CHAPTER 1 THE PROBLEM
1.1.
INTRODUCTION
Heavy metals such as lead, zinc, copper, can often be found in industrial wastewater and their discharge to the environment poses a serious threat due to their acute toxicity to aquatic and terrestrial life which includes humans. As a result of increasing industrialization more heavy metals are continually released to the environment and this has prompted environmental engineers and scientists to think of better methods by which heavy metalbearing
wastewaters can be treated effectively and economically. The most used way of
removing heavy metals in wastewater is through the use of activated carbon which is used as an adsorbent. This is due to the adsorptive properties of activated carbon(Cecen & Aktas, 2011).

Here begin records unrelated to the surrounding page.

template <int MODE, bool COUNTED, int WALK, bool Q>
__global__ void __launch_bounds__(TRACE_THREADS, TRACE_MIN_BLOCKS) k_trace(TraceArgs a) {
    constexpr int STACK_DEPTH = Q ? STACK_DEPTH_QUALITY : STACK_DEPTH_PARITY;
    constexpr bool COVER = MODE == 1 && TRACE_COVERAGE_EXIT != 0;
    constexpr bool LIST = MODE == 0 || MODE == 3 || MODE == 4;
    constexpr bool RANGE = MODE == 3 || MODE == 4;
    constexpr bool TWO_SIDED = MODE == 4;
    __shared__ __align__(16) float s_ray[TRACE_THREADS * 10];
    const int lane = threadIdx.x & 31;
    const uint32_t lt = (1u << lane) - 1u;
    float* my_ray = s_ray + threadIdx.x * 10;
    const char* __restrict__ nodes_b = reinterpret_cast<const char*>(a.nodes);
    const char* __restrict__ tris_b = reinterpret_cast<const char*>(a.tris);
    const BihTri* __restrict__ tris = a.tris;
    const uint32_t nu = a.hdr->nu;
    if (a.hdr->status != 0) return;
    if ((a.hdr->quality != 0) != Q) {
        if (blockIdx.x == 0 && threadIdx.x == 0 && a.status_map) *a.status_map = 0x100u;
        return;
    }
    const float blo[3] = { a.hdr->lo[0], a.hdr->lo[1], a.hdr->lo[2] }, bhi[3] = { a.hdr->hi[0], a.hdr->hi[1], a.hdr->hi[2] };
    uint32_t nnodes = 0, ntris = 0, maxsp = 0;
    uint32_t wnode = 0, wleaf = 0;

    uint64_t total;
    int tx = 1;
    if (LIST) total = a.tile_cost ? (((uint64_t)a.nrays + 1023u) >> 10) << 10 : (uint64_t)a.nrays;
    else {
        tx = (a.w + 31) / 32;
        const int ty = (a.h + 31) / 32, T = tx * ty;
        const int my_tiles = T > a.shard_index ? (T - a.shard_index + a.shard_count - 1) / a.shard_count : 0;
        total = ((uint64_t)my_tiles * 1024u) << a.gshift;
    }
    const int gshift = LIST ? 0 : a.gshift;
    const int nsamp = LIST ? 1 : ((a.s_end - a.s_begin) >> gshift);
    uint32_t my_queue = 0;
    if (a.queues > 1) { asm("mov.u32 %0, %%smid;" : "=r"(my_queue)); my_queue %= (uint32_t)a.queues; }
    uint64_t pool_next = 0, pool_end = 0;
    long long unit_t0 = 0; uint32_t unit_tile = 0xFFFFFFFFu;
    bool exhausted = false;

    uint64_t item = ~0ull;
    int s = 0, s0 = 0;
    uint32_t hits = 0, pixel = 0, pxy = 0;
    float ix = 1.f, iy = 1.f, iz = 1.f, nx = 0.f, ny = 0.f, nz = 0.f, bpad = 0.f;
    uint32_t cur = NONE;
    float rMin = 0.f, pMin = 0.f, pMax = 0.f;
    Hit h; h.t = FLT_MAX; h.slot = -1;
    bool tracing = false;
    uint4 stack[STACK_DEPTH];
    int sp = 0;
#define STACK_RESET() do { sp = 0; } while (0)
#define STACK_PUSH(item) do { stack[sp] = (item); sp++; } while (0)
#define STACK_POP(e) do { sp--; (e) = stack[sp]; } while (0)
    const uint32_t root_ref = BIH_REF_NODE(0, a.hdr->root_axis);
    const bool vote = WALK > 0 || a.vote_wait != 0;
    int thresh = a.refill_threshold;
    const bool direct = MODE == 1 && gshift > 0 && !(a.flags & BIHRT_RENDER_COUNTS);
    if (direct) thresh = 32;
    const int steps_per_vote = WALK > 0 ? WALK : (a.vote_walk > 0 ? a.vote_walk : 1);
    const uint32_t ray_smem = (uint32_t)__cvta_generic_to_shared(my_ray);

    for (;;) {
        const uint32_t idle = __ballot_sync(FULL, cur == NONE);
        const uint32_t busy = ~idle;
        if (idle && (busy == 0 || (thresh < 32 && __popc(__ballot_sync(FULL, cur == NONE && (tracing || item != ~0ull || LIST))) >= thresh))) {
            const bool fresh = (busy == 0);
            int new_thresh = -1;
            bool want_item = false, finishing = false;
            if (cur == NONE) {
                if (tracing) {
                    tracing = false;
                    if (MODE == 1) hits += (h.slot >= 0);
                    else if (RANGE) {
                        const bool hit = h.slot >= 0;
                        const bool rec = a.out_u || a.out_v || a.out_ng;
                        float u = 0.f, v = 0.f, gx = 0.f, gy = 0.f, gz = 0.f;
                        int32_t prim = -1;
                        if (hit && (rec || a.out_prim)) {
                            const float4* tq = reinterpret_cast<const float4*>(tris + h.slot);
                            const float4 q0 = __ldg(tq), q1 = __ldg(tq + 1), q2 = __ldg(tq + 2);
                            prim = (int32_t)__float_as_uint(q2.y);
                            if (rec) {
                                const float e1x = q0.w, e1y = q1.x, e1z = q1.y, e2x = q1.z, e2y = q1.w, e2z = q2.x;
                                const float2 dxy = *reinterpret_cast<const float2*>(my_ray + 6);
                                const float dx = dxy.x, dy = dxy.y, dz = my_ray[8];
                                float px, py, pz, tx, ty, tz, qx, qy, qz;
                                const float inv = __frcp_rn(mt_det(dx, dy, dz, e1x, e1y, e1z, e2x, e2y, e2z, px, py, pz));
                                u = mt_u(my_ray[0], my_ray[2], my_ray[4], q0, px, py, pz, inv, tx, ty, tz);
                                v = mt_v(dx, dy, dz, e1x, e1y, e1z, tx, ty, tz, inv, qx, qy, qz);
                                gx = __fsub_rn(__fmul_rn(e1y, e2z), __fmul_rn(e1z, e2y));
                                gy = __fsub_rn(__fmul_rn(e1z, e2x), __fmul_rn(e1x, e2z));
                                gz = __fsub_rn(__fmul_rn(e1x, e2y), __fmul_rn(e1y, e2x));
                            }
                        }
                        if (a.out_t) a.out_t[item] = hit ? h.t : FLT_MAX;
                        if (a.out_slot) a.out_slot[item] = h.slot;
                        if (a.out_prim) a.out_prim[item] = prim;
                        if (a.out_u) a.out_u[item] = u;
                        if (a.out_v) a.out_v[item] = v;
                        if (a.out_ng) { float* g = a.out_ng + 3 * item; g[0] = gx; g[1] = gy; g[2] = gz; }
                    } else {
                        const uint64_t o = MODE == 0 ? item : (uint64_t)pixel * (uint32_t)a.spp + (uint32_t)(s0 + s);
                        if (a.out_t) a.out_t[o] = h.t;
                        if (a.out_slot) a.out_slot[o] = h.slot;
                        if (a.out_prim) a.out_prim[o] = h.slot >= 0 ? (int32_t)tris[h.slot].prim : -1;
                    }
                    s++;
                    if (s == nsamp) {
                        if (MODE == 1 && gshift > 0) finishing = true;
                        else if (MODE == 1 && (a.flags & BIHRT_RENDER_COUNTS)) a.fb[pixel] = hits;
                        else if (MODE == 1) a.fb[pixel] = pack_colour(hits, nsamp);
                        item = ~0ull;
                    }
                }
                want_item = (item == ~0ull);
            }
            if (MODE == 1 && gshift > 0) {
                const uint32_t fin = __ballot_sync(FULL, finishing);
                if (finishing) {
                    const uint32_t same = __match_any_sync(fin, pixel);
                    const uint32_t sum = __reduce_add_sync(same, hits);
                    if (lane == __ffs(same) - 1) {
                        if (direct) a.fb[pixel] = pack_colour(sum, nsamp << gshift);
                        else if (sum) atomicAdd(&a.fb[pixel], sum);
                    }
                }
            }
            if (!LIST && fresh && a.tile_cost && unit_tile != 0xFFFFFFFFu) {
                if (lane == 0) atomicMax(a.tile_cost + unit_tile, (uint32_t)min((unsigned long long)(clock64() - unit_t0) >> 8, 0xFFFFFFFFull));
                unit_tile = 0xFFFFFFFFu;
            }
            uint32_t want = __ballot_sync(FULL, want_item);
            if (!LIST && busy != 0) want = 0;
            while (want && !exhausted) {
                if (pool_next >= pool_end) {
                    uint64_t base = ~0ull;
                    uint32_t got = 0;
                    if (lane == 0) {
                        const uint32_t ilc = (uint32_t)a.il_count, ili = (uint32_t)a.il_index, ics = (uint32_t)a.il_cshift;
                        if (a.queues <= 1) {
                            const uint32_t chunk = ilc > 1 ? 32u : (uint32_t)a.chunk_items;
                            const uint64_t fetched = atomicAdd(a.work, chunk); got = chunk;
                            const uint64_t lu = fetched >> 5;
                            base = ilc > 1 ? ((((lu >> ics) * ilc + ili) << ics) | (lu & ((1u << ics) - 1u))) << 5 : fetched;
                            if (base >= total) base = ~0ull;
                        } else {
                            const uint32_t tshift = 10 + gshift, ushift = 5 + gshift;
                            const uint64_t ntile = (total + ((1ull << tshift) - 1)) >> tshift;
                            for (uint32_t k = 0; k < (uint32_t)a.queues; k++) {
                                uint32_t q = my_queue + k; if (q >= (uint32_t)a.queues) q -= (uint32_t)a.queues;
                                if (q >= ntile) continue;
                                const uint32_t upt = (1u << ushift) / ilc;
                                const uint64_t units = ((ntile - q + a.queues - 1) / a.queues) * upt;
                                if (ld_relaxed(a.work + q) >= units) continue;
                                const uint32_t u = atomicAdd(a.work + q, 1u);
                                if (u >= units) continue;
                                const uint32_t lu = u % upt;
                                const uint64_t b = (((uint64_t)(u / upt) * a.queues + q) << tshift) + ((uint64_t)((((lu >> ics) * ilc + ili) << ics) | (lu & ((1u << ics) - 1u))) << 5);
                                if (b < total) { base = b; got = 32; break; }
                            }
                        }
                    }
                    base = __shfl_sync(FULL, base, 0);
                    got = __shfl_sync(FULL, got, 0);
                    if (LIST && a.tile_cost && unit_tile != 0xFFFFFFFFu) {
                        if (lane == 0) atomicMax(a.tile_cost + unit_tile, (uint32_t)min((unsigned long long)(clock64() - unit_t0) >> 8, 0xFFFFFFFFull));
                        unit_tile = 0xFFFFFFFFu;
                    }
                    if (base == ~0ull) { exhausted = true; break; }
                    pool_next = base;
                    pool_end = min(base + got, total);
                    if (a.tile_cost && unit_tile == 0xFFFFFFFFu) {
                        const uint32_t m = (uint32_t)(base >> (10 + gshift));
                        unit_tile = a.tile_order ? __ldg(a.tile_order + m) : m;
                        unit_t0 = clock64();
                    }
                }
                const uint64_t avail = pool_end - pool_next;
                const uint32_t rank = __popc(want & lt);
                const bool served = want_item && (uint64_t)rank < avail;
                if (served) {
                    item = pool_next + rank; s = 0; hits = 0; want_item = false;
                    if (LIST && a.tile_cost) {
                        const uint32_t mi = (uint32_t)(item >> 10);
                        const uint64_t ray = ((uint64_t)(a.tile_order ? __ldg(a.tile_order + mi) : mi) << 10) | (item & 1023u);
                        item = ray < (uint64_t)a.nrays ? ray : ~0ull;
                        if (item == ~0ull) want_item = true;
                    }
                    if (MODE == 0 && a.perm && item != ~0ull) item = __ldg(a.perm + item);
                    if (!LIST) {
                        const uint64_t pix = item >> gshift;
                        s0 = a.s_begin + (int)((uint32_t)item & ((1u << gshift) - 1u)) * nsamp;
                        const uint32_t mi = (uint32_t)(pix >> 10), q = (uint32_t)pix & 1023u;
                        const uint32_t m = a.tile_order ? __ldg(a.tile_order + mi) : mi;
                        const int tile = a.shard_index + (int)m * a.shard_count;
                        const int px = (tile % tx) * 32 + (int)((q >> 5) & 3u) * 8 + (int)(q & 7u);
                        const int py = (tile / tx) * 32 + (int)(q >> 7) * 4 + (int)((q >> 3) & 3u);
                        if (px < a.w && py < a.h) { pixel = (uint32_t)(py * a.w + px); pxy = (uint32_t)px | ((uint32_t)py << 16); }
                        else item = ~0ull;
                        if (item == ~0ull) want_item = true;
                    }
                }
                pool_next += min((uint64_t)__popc(want), avail);
                want = __ballot_sync(FULL, want_item);
            }
            if (cur == NONE && item != ~0ull) {
                float ox, oy, oz, dx, dy, dz;
                float tlo = 0.f, thi = FLT_MAX;
                bool live = true;
                if (RANGE) {
                    const float4* p = reinterpret_cast<const float4*>(a.rays_iv + item);
                    const float4 r0 = __ldg(p), r1 = __ldg(p + 1);
                    ox = r0.x; oy = r0.y; oz = r0.z; dx = r1.x; dy = r1.y; dz = r1.z;
                    tlo = fmaxf(r0.w, 0.f);
                    live = r0.w == r0.w && tlo < r1.w;
                    thi = fminf(r1.w, FLT_MAX);
                } else if (MODE == 0) {
                    const float* p = reinterpret_cast<const float*>(a.rays + item);
                    ox = __ldg(p); oy = __ldg(p + 1); oz = __ldg(p + 2); dx = __ldg(p + 3); dy = __ldg(p + 4); dz = __ldg(p + 5);
                } else {
                    const int px = (int)(pxy & 0xFFFFu), py = (int)(pxy >> 16);
                    const float ru = (a.flags & BIHRT_RENDER_JITTER) ? bihrt_jitter(a.seed, pixel, (uint32_t)(s0 + s), 0) : 0.5f;
                    const float rv = (a.flags & BIHRT_RENDER_JITTER) ? bihrt_jitter(a.seed, pixel, (uint32_t)(s0 + s), 1) : 0.5f;
                    const float uu = __fdiv_rn(__fadd_rn((float)px, ru), (float)a.w);
                    const float vv = __fdiv_rn(__fadd_rn((float)py, rv), (float)a.h);
                    ox = a.cam.origin[0]; oy = a.cam.origin[1]; oz = a.cam.origin[2];
                    dx = __fsub_rn(__fadd_rn(__fadd_rn(a.cam.lower_left[0], __fmul_rn(uu, a.cam.horizontal[0])), __fmul_rn(vv, a.cam.vertical[0])), ox);
                    dy = __fsub_rn(__fadd_rn(__fadd_rn(a.cam.lower_left[1], __fmul_rn(uu, a.cam.horizontal[1])), __fmul_rn(vv, a.cam.vertical[1])), oy);
                    dz = __fsub_rn(__fadd_rn(__fadd_rn(a.cam.lower_left[2], __fmul_rn(uu, a.cam.horizontal[2])), __fmul_rn(vv, a.cam.vertical[2])), oz);
                }
                ix = __frcp_rn(dx); iy = __frcp_rn(dy); iz = __frcp_rn(dz);
                nx = -__fmul_rn(ox, ix); ny = -__fmul_rn(oy, iy); nz = -__fmul_rn(oz, iz);
                bpad = __fmul_rn(BOX_EPS, fmaxf(fmaxf(fabsf(nx) <= FLT_MAX ? fabsf(nx) : 0.f, fabsf(ny) <= FLT_MAX ? fabsf(ny) : 0.f),
                                                fabsf(nz) <= FLT_MAX ? fabsf(nz) : 0.f));
                if (LIST && fresh) {
                    const uint32_t m = __activemask();
                    const uint32_t bx = __ballot_sync(m, ix < 0.f), by = __ballot_sync(m, iy < 0.f), bz = __ballot_sync(m, iz < 0.f);
                    const bool mixed = ((bx != 0 && bx != m) + (by != 0 && by != m) + (bz != 0 && bz != m)) >= 2;
                    new_thresh = mixed ? min(a.refill_threshold, a.refill_incoherent) : a.refill_threshold;
                }
                *reinterpret_cast<float2*>(my_ray) = make_float2(ox, ix); *reinterpret_cast<float2*>(my_ray + 2) = make_float2(oy, iy);
                *reinterpret_cast<float2*>(my_ray + 4) = make_float2(oz, iz); *reinterpret_cast<float2*>(my_ray + 6) = make_float2(dx, dy);
                my_ray[8] = dz;
                if (RANGE) my_ray[9] = tlo;
                h.t = RANGE ? thi : (MODE == 0 && a.any_hit) ? a.tmax : FLT_MAX; h.slot = -1; STACK_RESET(); tracing = true;
                bool in = nu > 0 && live;
                float tMin = __fmul_rn(__fsub_rn(ix < 0.f ? bhi[0] : blo[0], ox), ix);
                float tMax = __fmul_rn(__fsub_rn(ix < 0.f ? blo[0] : bhi[0], ox), ix);
                const float tymin = __fmul_rn(__fsub_rn(iy < 0.f ? bhi[1] : blo[1], oy), iy);
                const float tymax = __fmul_rn(__fsub_rn(iy < 0.f ? blo[1] : bhi[1], oy), iy);
                if ((tMin > tymax) || (tymin > tMax)) in = false;
                if (tymin > tMin) tMin = tymin;
                if (tymax < tMax) tMax = tymax;
                const float tzmin = __fmul_rn(__fsub_rn(iz < 0.f ? bhi[2] : blo[2], oz), iz);
                const float tzmax = __fmul_rn(__fsub_rn(iz < 0.f ? blo[2] : bhi[2], oz), iz);
                if ((tMin > tzmax) || (tzmin > tMax)) in = false;
                if (tzmin > tMin) tMin = tzmin;
                if (tzmax < tMax) tMax = tzmax;
                if (in) {
                    const float tabs = fmaxf(fabsf(tMin), fabsf(tMax));
                    bpad = __fmaf_rn(BOX_EPS, tabs <= FLT_MAX ? tabs : FLT_MAX, bpad);
                    const float qnan = __uint_as_float(0x7fc00000u);
                    ix = fabsf(ix) <= FLT_MAX ? ix : qnan; iy = fabsf(iy) <= FLT_MAX ? iy : qnan; iz = fabsf(iz) <= FLT_MAX ? iz : qnan;
                    rMin = tMin; pMin = fmaxf(tMin, tlo); pMax = ((MODE == 0 && a.any_hit) || COVER || RANGE) ? fminf(tMax, h.t) : tMax;
                    if (nu == 1) { cur = BIH_REF_LEAFREF(0); pMin = -FLT_MAX; pMax = FLT_MAX; }
                    else if (pMin <= pMax) cur = root_ref;
                }
            }
            if (LIST) {
                const uint32_t upd = __ballot_sync(FULL, new_thresh >= 0);
                if (upd) thresh = __shfl_sync(FULL, new_thresh, __ffs(upd) - 1);
            }
            if (__ballot_sync(FULL, cur != NONE || tracing) == 0 && exhausted &&
                __ballot_sync(FULL, item != ~0ull) == 0) break;
        }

Agricultural by-products represent a considerable quantity of harvested commodity crops. The use of by-products as precursors for the production of widely used adsorbents, such as activated carbons, may impart a value-added component of the overall biomass harvested. In most developing countries, the activated carbon is imported at high cost, limiting the quantities of safe drinking water available to the people (Gray, 2010, p.72).
In recent years, there has been research focusing on the use of appropriate, low cost technology for the treatment of drinking water in the developing world. Research has also been focused on the indigenous production of water treatment chemicals using locally available raw materials. Generally, the raw materials for the production of Activated Carbon are those with high carbon but low inorganic contents such as wood, lignite, peat and coal.
Activated carbons form a large and important class of porous solids, which have found a wide range of technological applications. The characteristics of activated carbon depend on the physical and chemical properties of the precursor as well as on the activation method. In addition to the starting material and the oxidizing agent, activation time and temperature affect the structural properties of the resulting activated carbon (Hassler, 2009).
A wide range of carbonaceous materials can be used as the carbon precursors such as coal, peat, wood and various agricultural by-products. Recently, agricultural by-products have received an increasing attention for the production of activated carbon due to their lowcost, renewability and wide prevalence (March & Reinoso, 2006). The production of valueadded products such as activated carbon will enlarge its application, reduce waste materials and generate income to rural communities in Valenzuela.
Heavy metal contamination exists in aqueous waste streams of many industries such as metal plating facilities, mining operations and tanners. Activated carbons were used as adsorbent materials because of their extended surface area, microporous structure, high adsorption capacity and high degree of surface reactivity. Furthermore, the presence of different surface functional groups on activated carbon, especially oxygen groups, leads to the adsorption of ions of heavy metals (Ilango, 2012, p. 22).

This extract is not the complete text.